Task: Where does the string "score" occur in the records? Copy each line that holds it.

Entries provided:
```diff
-            hipLaunchKernelGGL((radix_count_kernel<K, RS_BIG_ITEMS, DB>), dim3((unsigned)nunits), dim3(256), 0, st, src, n, shift, dmask, nunits, counts);
-            hipLaunchKernelGGL(radix_rowscan_kernel, dim3(ND), dim3(256), 0, st, counts, nunits, totals);
-            hipLaunchKernelGGL((radix_scatter_kernel<K, RS_BIG_ITEMS, false, DB>), dim3((unsigned)nunits), dim3(256), 0, st, src, dst, vs, vd, io, n,
-                               shift, dmask, nunits, counts, totals);
+            hipLaunchKernelGGL((radix_count_kernel<K, RS_BIG_ITEMS, DB, false>), dim3((unsigned)nunits), dim3(256), 0, st, src, n, shift, dmask, nunits,
+                               counts, nomask, noplan, noskip);
+            hipLaunchKernelGGL(radix_rowscan_kernel, dim3(ND), dim3(256), 0, st, counts, nunits, totals, noskip);
+            hipLaunchKernelGGL((radix_scatter_kernel<K, RS_BIG_ITEMS, false, DB, false>), dim3((unsigned)nunits), dim3(256), 0, st, src, dst, vs, vd, io, n,
+                               shift, dmask, nunits, counts, totals, nomask, noplan, noskip);
         }
         K* tk = src; src = dst; dst = tk;
         int32_t* tv = vs; vs = vd; vd = tv;
@@ -240,6 +269,53 @@
     return radix_sort_pairs<uint32_t, 8>(keys_a, keys_b, vals_a, vals_b, vals_are_iota, n, begin_bit, end_bit, counters, st);
 }
 
+int radix_sort_order_u32(const uint32_t* row_mask, const OrderPlan* plan, uint32_t* keys_a, uint32_t* keys_b, int32_t* vals_x,
+                         int32_t* order, int64_t n, void* counters, hipStream_t st) {
+    constexpr int DB = 9, ND = 1 << DB;
+    PCC_REQUIRE(n < (1ll << 31), "radix sort: too many keys (%lld)", (long long)n);
+    if (n <= 0) return PCC_OK;
+    const int64_t mid_units = (n + 256 * RS_MID_ITEMS - 1) / (256 * RS_MID_ITEMS);
+    const bool mid = mid_units <= RS_MID_MAX_UNITS;
+    const int64_t nunits = mid ? mid_units : (n + 256 * RS_BIG_ITEMS - 1) / (256 * RS_BIG_ITEMS);
+    int32_t* counts = reinterpret_cast<int32_t*>(counters);
+    int32_t* totals = counts + align256((int64_t)ND * nunits * 4) / 4;
+    const dim3 grid((unsigned)nunits), block(256);
+    const unsigned dmask = ND - 1;
+    const uint32_t* nokeys = nullptr;
+    const int32_t* novals = nullptr;
+    const int32_t* noskip = nullptr;
+    const int32_t* few = &plan->few;
+    if (mid) {
+        hipLaunchKernelGGL((radix_count_kernel<uint32_t, RS_MID_ITEMS, DB, true>), grid, block, 0, st, nokeys, n, 0, dmask, nunits, counts, row_mask, plan, noskip);
+        hipLaunchKernelGGL((radix_scatter_kernel<uint32_t, RS_MID_ITEMS, true, DB, true>), grid, block, 0, st, nokeys, keys_b, novals, order, 1, n, 0, dmask,
+                           nunits, counts, totals, row_mask, plan, noskip);
+    } else {
+        hipLaunchKernelGGL((radix_count_kernel<uint32_t, RS_BIG_ITEMS, DB, true>), grid, block, 0, st, nokeys, n, 0, dmask, nunits, counts, row_mask, plan, noskip);
+        hipLaunchKernelGGL(radix_rowscan_kernel, dim3(ND), block, 0, st, counts, nunits, totals, noskip);
+        hipLaunchKernelGGL((radix_scatter_kernel<uint32_t, RS_BIG_ITEMS, false, DB, true>), grid, block, 0, st, nokeys, keys_b, novals, order, 1, n, 0, dmask,
+                           nunits, counts, totals, row_mask, plan, noskip);
+    }
+    for (int p = 1; p < 3; ++p) {
+        const int shift = DB * p;
+        const uint32_t* src = p == 1 ? keys_b : keys_a;
+        uint32_t* dst = p == 1 ? keys_a : keys_b;
+        const int32_t* vs = p == 1 ? order : vals_x;
+        int32_t* vd = p == 1 ? vals_x : order;
+        if (mid) {
+            hipLaunchKernelGGL((radix_count_kernel<uint32_t, RS_MID_ITEMS, DB, false>), grid, block, 0, st, src, n, shift, dmask, nunits, counts, row_mask, plan, few);
+            hipLaunchKernelGGL((radix_scatter_kernel<uint32_t, RS_MID_ITEMS, true, DB, false>), grid, block, 0, st, src, dst, vs, vd, 0, n, shift, dmask,
+                               nunits, counts, totals, row_mask, plan, few);
+        } else {
+            hipLaunchKernelGGL((radix_count_kernel<uint32_t, RS_BIG_ITEMS, DB, false>), grid, block, 0, st, src, n, shift, dmask, nunits, counts, row_mask, plan, few);
+            hipLaunchKernelGGL(radix_rowscan_kernel, dim3(ND), block, 0, st, counts, nunits, totals, few);
+            hipLaunchKernelGGL((radix_scatter_kernel<uint32_t, RS_BIG_ITEMS, false, DB, false>), grid, block, 0, st, src, dst, vs, vd, 0, n, shift, dmask,
+                               nunits, counts, totals, row_mask, plan, few);
+        }
+    }
+    PCC_LAUNCH_CHECK();
+    return PCC_OK;
+}
+
 int radix_sort_pairs_u64(uint64_t* keys_a, uint64_t* keys_b, int32_t* vals_a, int32_t* vals_b, bool vals_are_iota, int64_t n, int begin_bit,
                          int end_bit, void* counters, hipStream_t st) {
     return radix_sort_pairs<uint64_t, 8>(keys_a, keys_b, vals_a, vals_b, vals_are_iota, n, begin_bit, end_bit, counters, st);
diff --git a/learned-compression-of-point-cloud-geometry-and-attributes_amd/csrc/sort_small.h b/learned-compression-of-point-cloud-geometry-and-attributes_amd/csrc/sort_small.h
--- a/learned-compression-of-point-cloud-geometry-and-attributes_amd/csrc/sort_small.h
+++ b/learned-compression-of-point-cloud-geometry-and-attributes_amd/csrc/sort_small.h
@@ -27,6 +27,50 @@
         if (lane >= d) v += t;
     }
     return v;
+}
+
+__device__ __forceinline__ void order_bit_positions(const uint32_t* __restrict__ counts, int* pos_s) {
+    if (threadIdx.x < 27) {
+        const uint32_t mine = counts[threadIdx.x];
+        int rank = 0;
+        for (int b = 0; b < 27; ++b) {
+            const uint32_t o = counts[b];
+            rank += (o < mine || (o == mine && b < (int)threadIdx.x)) ? 1 : 0;
+        }
+        pos_s[threadIdx.x] = 26 - rank;
+    }
+    __syncthreads();
+}
+
+__device__ __forceinline__ uint32_t order_key_of(uint32_t m, const int* pos_s) {
+    uint32_t key = 0u;
+#pragma unroll
+    for (int b = 0; b < 27; ++b) key |= ((m >> b) & 1u) << pos_s[b];
+    return 0x7FFFFFFu - key;
+}
+
+constexpr int ORDER_FEW_KEYS = 512;
+constexpr int ORDER_TAB_SLOTS = 2048;
+struct OrderPlan {
+    uint32_t bit_counts[27];
+    uint32_t ndistinct;
+    uint32_t ticket;
+    int32_t few;
+    int32_t pos[27];
+    uint32_t tab[ORDER_TAB_SLOTS];
+    int32_t rank[ORDER_TAB_SLOTS];
+};
+
+__device__ __forceinline__ unsigned order_tab_hash(uint32_t v) { return (v * 0x9E3779B1u) >> 21; }
+
+__device__ __forceinline__ uint32_t order_rank_of(const OrderPlan* __restrict__ plan, uint32_t m) {
+    const uint32_t v = m + 1u;
+    unsigned h = order_tab_hash(v);
+    for (int probe = 0; probe < ORDER_TAB_SLOTS; ++probe) {
+        if (plan->tab[h] == v) return (uint32_t)plan->rank[h];
+        h = (h + 1) & (ORDER_TAB_SLOTS - 1);
+    }
+    return 0u;
 }
 
 template <class K, int ROUNDS, int DB = 8>
```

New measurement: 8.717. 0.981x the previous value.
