template <int MODE>
__global__ __launch_bounds__(64) void beam_step_chunked_kernel(jlm_lattice lat, jlm_beam_state st, int frame, int cap, int nch_max) {
    extern __shared__ __attribute__((aligned(16))) double keys[];
    const int s = blockIdx.x, lane = threadIdx.x;
    const int B = lat.n_sent, beam = lat.beam, rmax = B * beam;
    const int len = lat.sent_len[s];
    const int fs = frame * B + s;
    if (frame > len) { if (lane == 0) st.cnt[fs] = 0; return; }
    const int nb = lat.end_off[fs], ne = lat.end_off[fs + 1];
    const int gout = frame * rmax + s * beam;
    const double INF = __longlong_as_double(0x7ff0000000000000LL);
    double *Sarr = keys + cap;
    int *gp_of = reinterpret_cast<int *>(Sarr + (MODE == 2 ? lat.n_frames * beam : 0));
    double *lse_new = reinterpret_cast<double *>(gp_of + ((cap + 1) & ~1));
    int *cnt_s = reinterpret_cast<int *>(lse_new + beam);
    double *win_v = reinterpret_cast<double *>(cnt_s + ((lat.n_frames + 1) & ~1));
    int *win_i = reinterpret_cast<int *>(win_v + beam);
    int *win_g = win_i + beam;
    double *cw_v = reinterpret_cast<double *>(win_g + beam + (beam & 1));
    int *cw_i = reinterpret_cast<int *>(cw_v + (size_t)nch_max * beam);
    int *cw_g = cw_i + (size_t)nch_max * beam;
    int K;
    if (frame == 0) {
        K = 1;
    } else {
        const bool fused = MODE == 0 && st.lse_part != nullptr;
        const int fprev = (frame - 1) * B + s;
        for (int f = lane; f < frame; f += 64) cnt_s[f] = st.cnt[f * B + s];
        const int kprev = st.cnt[fprev];
        if (fused && kprev > 0) {
            const int base = st.live_base[fprev];
            const float2 *part = reinterpret_cast<const float2 *>(st.lse_part);
            const int sub = lane & 7;
            for (int r0 = 0; r0 < kprev; r0 += 8) {
                const int r = r0 + (lane >> 3);
                float m = JLM_NEG_BIG;
                double sm = 0.0;
                if (r < kprev)
                    for (int p = sub; p < st.n_parts; p += 8) {
                        const float2 v = part[(size_t)p * st.ld_part + base + r];
                        const float mm = fmaxf(m, v.x);
                        sm = sm * (double)expf(m - mm) + (double)v.y * (double)expf(v.x - mm);
                        m = mm;
                    }
#pragma unroll
                for (int off = 4; off >= 1; off >>= 1) {
                    const float m2 = __shfl_xor(m, off);
                    const double s2 = __shfl_xor(sm, off);
                    const float mm = fmaxf(m, m2);
                    sm = sm * (double)expf(m - mm) + s2 * (double)expf(m2 - mm);
                    m = mm;
                }
                if (sub == 0 && r < kprev) {
                    double l = (double)m + log(sm);
                    if (!(fabs(l) < 1.0e300)) { if (st.flags) atomicOr(st.flags, 1); l = 1.0e30; }
                    lse_new[r] = l;
                    st.lse[(size_t)(frame - 1) * rmax + s * beam + r] = l;
                }
            }
        }
        const int C = (ne - nb) * beam;
        if (MODE == 2) {
            for (int f = 0; f < frame; ++f) {
                const int c = st.cnt[f * B + s];
                for (int l = lane; l < c; l += 64) {
                    const int g = f * rmax + s * beam + l;
                    const int p = st.bp[g];
                    double S = 0.0;
                    if (p >= 0) {
                        const int pf = p / rmax, pk = p - pf * rmax - s * beam;
                        S = Sarr[pf * beam + pk] + st.lse[p];
                    }
                    Sarr[f * beam + l] = S;
                }
                __syncthreads();
            }
        }
        __syncthreads();
        const int nch = (C + cap - 1) / cap;
        int nvalid_all = 0;
        for (int ch = 0; ch < nch; ++ch) {
            const int c_lo = ch * cap, Cc = min(C - c_lo, cap);
            int nvalid = 0;
            double bv = INF;
            int bi = 0x7fffffff;
            for (int lc = lane; lc < Cc; lc += 64) {
                const int c = c_lo + lc;
                const int n = nb + c / beam, k = c % beam;
                const int sf = lat.node_start[n];
                const bool ok = k < cnt_s[sf];
                const int gp = sf * rmax + s * beam + (ok ? k : 0);
                double sc = INF;
                if (ok) {
                    const double e = (double)st.edge[(size_t)n * beam + k];
                    if (MODE == 0) sc = st.score[gp] + (((fused && sf == frame - 1) ? lse_new[k] : st.lse[gp]) - e);
                    else if (MODE == 1) sc = st.score[gp] - e;
                    else sc = (Sarr[sf * beam + k] + st.lse[gp]) - (st.ysum[gp] + e);
                    ++nvalid;
                }
                keys[lc] = sc;
                gp_of[lc] = ok ? gp : -1;
                if (sc < bv) { bv = sc; bi = lc; }
            }
#pragma unroll
            for (int off = 32; off >= 1; off >>= 1) nvalid += __shfl_xor(nvalid, off);
            nvalid_all += nvalid;
            const int Kc = min(beam, nvalid);
            __syncthreads();
            for (int r = 0; r < beam; ++r) {
                if (r < Kc) {
                    double v = bv;
                    int i = bi;
                    wave_argmin(v, i);
// ... 117 lines not shown
}

struct BeamStepPlan { int form, cap, nch; size_t lds; };
static BeamStepPlan beam_step_plan(int beam, int n_frames, int mode, int max_cands) {
    BeamStepPlan p = {-1, 0, 0, 0};
    if (mode < 0 || mode > 2 || beam < 1 || beam > JLM_MAX_BEAM || n_frames < 1) return p;
    if (max_cands < 1) max_cands = 1;
    const size_t lds = beam_step_lds_bytes(beam, n_frames, mode, max_cands);
    static const int chunk_env = getenv("JLM_BEAM_CHUNK") ? atoi(getenv("JLM_BEAM_CHUNK")) : 0;
    if (lds > 160 * 1024 || chunk_env > 0) {
        const int cap = chunk_env > 0 ? chunk_env : beam_step_chunk_cap(beam, n_frames, mode);
        if (cap <= 0) return p;
        const int nch = (max_cands + cap - 1) / cap;
        const size_t lds_c = beam_step_chunked_lds_bytes(beam, n_frames, mode, cap, nch);
        if (lds_c > 160 * 1024) return p;
        p.form = JLM_BEAM_STEP_CHUNKED; p.cap = cap; p.nch = nch; p.lds = lds_c;
        return p;
    }
    p.form = JLM_BEAM_STEP_ONE_PIECE; p.lds = lds;
    return p;
}

extern "C" int jlm_beam_step_form(int beam, int n_frames, int mode, int max_cands) {
    return beam_step_plan(beam, n_frames, mode, max_cands).form;
}

extern "C" int jlm_beam_step(const jlm_lattice *lat_host, const jlm_beam_state *st_host, int frame, int mode,
                             int max_cands, void *stream) {
    const jlm_lattice lat = *lat_host;
    const jlm_beam_state st = *st_host;
    if (lat.n_sent <= 0) return 0;
    if (mode == 2 && !st.ysum) return -1;
    if (mode < 0 || mode > 2) return -1;
    if (lat.beam < 1 || lat.beam > JLM_MAX_BEAM) return -1;
    if (st.lse_part && (!st.live_base || st.n_parts < 1 || mode != 0)) return -1;
    if (max_cands < 1) max_cands = 1;
    const BeamStepPlan plan = beam_step_plan(lat.beam, lat.n_frames, mode, max_cands);
    if (plan.form < 0) return -1;
    if (plan.form == JLM_BEAM_STEP_CHUNKED) {
        const int cap = plan.cap, nch = plan.nch;
        const size_t lds_c = plan.lds;
        const void *fc = mode == 0 ? (const void *)beam_step_chunked_kernel<0>
                       : mode == 1 ? (const void *)beam_step_chunked_kernel<1> : (const void *)beam_step_chunked_kernel<2>;
        static JlmLdsGrant grant_c[3];
        if (lds_c > 64 * 1024)
            if (int rc = jlm_grant_lds(grant_c[mode], fc, (int)lds_c)) return rc;
        if (mode == 0) hipLaunchKernelGGL(beam_step_chunked_kernel<0>, dim3(lat.n_sent), dim3(64), lds_c, (hipStream_t)stream, lat, st, frame, cap, nch);
        else if (mode == 1) hipLaunchKernelGGL(beam_step_chunked_kernel<1>, dim3(lat.n_sent), dim3(64), lds_c, (hipStream_t)stream, lat, st, frame, cap, nch);
        else hipLaunchKernelGGL(beam_step_chunked_kernel<2>, dim3(lat.n_sent), dim3(64), lds_c, (hipStream_t)stream, lat, st, frame, cap, nch);
        JLM_LAUNCH_CHECK();
        return 0;
    }
    const size_t lds = plan.lds;
    const void *fn = mode == 0 ? (const void *)beam_step_kernel<0>
                   : mode == 1 ? (const void *)beam_step_kernel<1> : (const void *)beam_step_kernel<2>;
    static JlmLdsGrant grant[3];
    if (lds > 64 * 1024)
        if (int rc = jlm_grant_lds(grant[mode], fn, (int)lds)) return rc;
    if (mode == 0) hipLaunchKernelGGL(beam_step_kernel<0>, dim3(lat.n_sent), dim3(64), lds, (hipStream_t)stream, lat, st, frame, max_cands);
    else if (mode == 1) hipLaunchKernelGGL(beam_step_kernel<1>, dim3(lat.n_sent), dim3(64), lds, (hipStream_t)stream, lat, st, frame, max_cands);
    else hipLaunchKernelGGL(beam_step_kernel<2>, dim3(lat.n_sent), dim3(64), lds, (hipStream_t)stream, lat, st, frame, max_cands);
    JLM_LAUNCH_CHECK();
    return 0;
}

Reply:
                    if (MODE == 0) sc = st.score[gp] + (((fused && sf == frame - 1) ? lse_new[k] : st.lse[gp]) - e);
                    else if (MODE == 1) sc = st.score[gp] - e;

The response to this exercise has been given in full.